# WORK TO BE COMPLETED:
Reproduce the data below in full. Nothing should differ from the original.
______________________________
# JuliaParallel/DistributedArrays.jl

Hardware: NVIDIA H100
Metric: GB/s for map! and sum on Float32 DArray (higher is better)
Workload: dtype f32

## Files before the change

### distributedarrays.jl_b200/_broadcast.py

```python
from __future__ import annotations

import ctypes as C
import struct
from typing import Callable, List, Optional, Sequence, Tuple

import numpy as np

from builtins import any as builtins_any

from . import _lib
from ._darray import B200Array, DArray, dab_dtype, darray, makelocal
from .layout import shape_of
from .runtime import close_remote_reads, open_remote_reads, runtime

_RANK = {"bool": 0, "i32": 1, "i64": 2, "i128": 3, "f32": 4, "f64": 5}


class _TagTypes(dict):

    def __missing__(self, tag):
        raise _lib.UnsupportedError(_lib.ERR_UNSUPPORTED, f"values of type {tag} have no array element type on the GPU backend "
                                    "(Int128 is served as the value type of mapreduce(f, op, d) only)")


_NPT = _TagTypes({"bool": np.dtype(np.bool_), "i32": np.dtype(np.int32), "i64": np.dtype(np.int64), "f32": np.dtype(np.float32),
                  "f64": np.dtype(np.float64), "c64": np.dtype(np.complex64), "c128": np.dtype(np.complex128)})
_TAG = {v: k for k, v in _NPT.items()}
SLICE_TRACING = [0]
_CT = {"bool": "bool", "i32": "int", "i64": "long long", "i128": "i128", "f32": "float", "f64": "double", "c64": "jl_c64", "c128": "jl_c128"}
_COMP = {"c64": "f32", "c128": "f64"}
_CPLX_OF = {"f32": "c64", "f64": "c128"}


def is_ctag(t: str) -> bool:
    return t in _COMP


def tag_of(dtype) -> str:
    dt = np.dtype(dtype)
    if dt not in _TAG:
        raise _lib.UnsupportedError(_lib.ERR_UNSUPPORTED, f"element type {dt} not served by the GPU backend")
    return _TAG[dt]


def promote(a: str, b: str) -> str:
    if a == b:
        return a
    if is_ctag(a) or is_ctag(b):
        if "i128" in (a, b):
            raise _lib.UnsupportedError(_lib.ERR_UNSUPPORTED, "Int128 values mixed with complex values are not served")
        return _CPLX_OF[promote(_COMP.get(a, a), _COMP.get(b, b))]
    if "f" in a[0] + b[0]:
        fl = [t for t in (a, b) if t[0] == "f"]
        return "f64" if "f64" in fl else "f32"
    return a if _RANK[a] >= _RANK[b] else b


class Expr:

    __slots__ = ("op", "args", "jt", "val", "weak")
    __array_ufunc__ = None

    def __init__(self, op, args=(), jt="f64", val=None, weak=False):
        self.op, self.args, self.jt, self.val, self.weak = op, tuple(args), jt, val, weak
# ... 354 lines not shown
        return unop("inv", inner(x))
    f.__name__ = name
    return f


def _mk_of_inv(name, outer):
    def f(x):
        if not isinstance(x, Expr):
            raise TypeError(f"dab.{name} is for use inside broadcast/map kernels")
        return outer(unop("inv", x))
    f.__name__ = name
    return f
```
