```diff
@@ -597,6 +693,12 @@
       }
     }
   };
+  if constexpr (PP) {
+    gemm_pingpong_consumer<STAGES, EPI, TIMELINE>(p, &tmC, smem_base, full_bar, rfree_bar, rdone_bar, tiles_m, tiles_n,
+                                                  num_kb, M_eff, rank, tile0, tile_step, release);
+    cluster_sync_all();
+    return;
+  }
   auto stamp = [&](const TileIter& it, int k) {
     if (TIMELINE && p.timeline != nullptr && (threadIdx.x & 127) == 0) {
       const int slot = (it.tile - tile0) / tile_step;
diff --git a/tokenhmr_b200/csrc/ptx.cuh b/tokenhmr_b200/csrc/ptx.cuh
--- a/tokenhmr_b200/csrc/ptx.cuh
+++ b/tokenhmr_b200/csrc/ptx.cuh
@@ -30,6 +30,9 @@
 }
 __device__ __forceinline__ void named_barrier_sync(uint32_t id, uint32_t threads) {
   asm volatile("bar.sync %0, %1;" ::"r"(id), "r"(threads) : "memory");
+}
+__device__ __forceinline__ void named_barrier_arrive(uint32_t id, uint32_t threads) {
+  asm volatile("bar.arrive %0, %1;" ::"r"(id), "r"(threads) : "memory");
 }
 
 __device__ __forceinline__ unsigned long long globaltimer() {
@@ -100,7 +103,7 @@
       "{\n\t"
       ".reg .b32 ra;\n\t"
       "mapa.shared::cluster.u32 ra, %0, %1;\n\t"
-      "mbarrier.arrive.release.cluster.shared::cluster.b64 _, [ra];\n\t"
+      "mbarrier.arrive.shared::cluster.b64 _, [ra];\n\t"
       "}\n" ::"r"(smem_u32(bar)),
       "r"(cta)
       : "memory");
```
______________________________
# SOLUTION TO THIS TASK:
# JuliaParallel/DistributedArrays.jl

Hardware: NVIDIA H100
Metric: GB/s for map! and sum on Float32 DArray (higher is better)
Workload: dtype f32

## Files before the change

### distributedarrays.jl_b200/_broadcast.py

```python
from __future__ import annotations

import ctypes as C
import struct
from typing import Callable, List, Optional, Sequence, Tuple

import numpy as np

from builtins import any as builtins_any

from . import _lib
from ._darray import B200Array, DArray, dab_dtype, darray, makelocal
from .layout import shape_of
from .runtime import close_remote_reads, open_remote_reads, runtime

_RANK = {"bool": 0, "i32": 1, "i64": 2, "i128": 3, "f32": 4, "f64": 5}


class _TagTypes(dict):

    def __missing__(self, tag):
        raise _lib.UnsupportedError(_lib.ERR_UNSUPPORTED, f"values of type {tag} have no array element type on the GPU backend "
                                    "(Int128 is served as the value type of mapreduce(f, op, d) only)")


_NPT = _TagTypes({"bool": np.dtype(np.bool_), "i32": np.dtype(np.int32), "i64": np.dtype(np.int64), "f32": np.dtype(np.float32),
                  "f64": np.dtype(np.float64), "c64": np.dtype(np.complex64), "c128": np.dtype(np.complex128)})
_TAG = {v: k for k, v in _NPT.items()}
SLICE_TRACING = [0]
_CT = {"bool": "bool", "i32": "int", "i64": "long long", "i128": "i128", "f32": "float", "f64": "double", "c64": "jl_c64", "c128": "jl_c128"}
_COMP = {"c64": "f32", "c128": "f64"}
_CPLX_OF = {"f32": "c64", "f64": "c128"}


def is_ctag(t: str) -> bool:
    return t in _COMP


def tag_of(dtype) -> str:
    dt = np.dtype(dtype)
    if dt not in _TAG:
        raise _lib.UnsupportedError(_lib.ERR_UNSUPPORTED, f"element type {dt} not served by the GPU backend")
    return _TAG[dt]


def promote(a: str, b: str) -> str:
    if a == b:
        return a
    if is_ctag(a) or is_ctag(b):
        if "i128" in (a, b):
            raise _lib.UnsupportedError(_lib.ERR_UNSUPPORTED, "Int128 values mixed with complex values are not served")
        return _CPLX_OF[promote(_COMP.get(a, a), _COMP.get(b, b))]
    if "f" in a[0] + b[0]:
        fl = [t for t in (a, b) if t[0] == "f"]
        return "f64" if "f64" in fl else "f32"
    return a if _RANK[a] >= _RANK[b] else b


class Expr:

    __slots__ = ("op", "args", "jt", "val", "weak")
    __array_ufunc__ = None

    def __init__(self, op, args=(), jt="f64", val=None, weak=False):
        self.op, self.args, self.jt, self.val, self.weak = op, tuple(args), jt, val, weak
# ... 354 lines not shown
        return unop("inv", inner(x))
    f.__name__ = name
    return f


def _mk_of_inv(name, outer):
    def f(x):
        if not isinstance(x, Expr):
            raise TypeError(f"dab.{name} is for use inside broadcast/map kernels")
        return outer(unop("inv", x))
    f.__name__ = name
    return f
```
```diff
@@ -597,6 +693,12 @@
       }
     }
   };
+  if constexpr (PP) {
+    gemm_pingpong_consumer<STAGES, EPI, TIMELINE>(p, &tmC, smem_base, full_bar, rfree_bar, rdone_bar, tiles_m, tiles_n,
+                                                  num_kb, M_eff, rank, tile0, tile_step, release);
+    cluster_sync_all();
+    return;
+  }
   auto stamp = [&](const TileIter& it, int k) {
     if (TIMELINE && p.timeline != nullptr && (threadIdx.x & 127) == 0) {
       const int slot = (it.tile - tile0) / tile_step;
diff --git a/tokenhmr_b200/csrc/ptx.cuh b/tokenhmr_b200/csrc/ptx.cuh
--- a/tokenhmr_b200/csrc/ptx.cuh
+++ b/tokenhmr_b200/csrc/ptx.cuh
@@ -30,6 +30,9 @@
 }
 __device__ __forceinline__ void named_barrier_sync(uint32_t id, uint32_t threads) {
   asm volatile("bar.sync %0, %1;" ::"r"(id), "r"(threads) : "memory");
+}
+__device__ __forceinline__ void named_barrier_arrive(uint32_t id, uint32_t threads) {
+  asm volatile("bar.arrive %0, %1;" ::"r"(id), "r"(threads) : "memory");
 }
 
 __device__ __forceinline__ unsigned long long globaltimer() {
@@ -100,7 +103,7 @@
       "{\n\t"
       ".reg .b32 ra;\n\t"
       "mapa.shared::cluster.u32 ra, %0, %1;\n\t"
-      "mbarrier.arrive.release.cluster.shared::cluster.b64 _, [ra];\n\t"
+      "mbarrier.arrive.shared::cluster.b64 _, [ra];\n\t"
       "}\n" ::"r"(smem_u32(bar)),
       "r"(cta)
       : "memory");
```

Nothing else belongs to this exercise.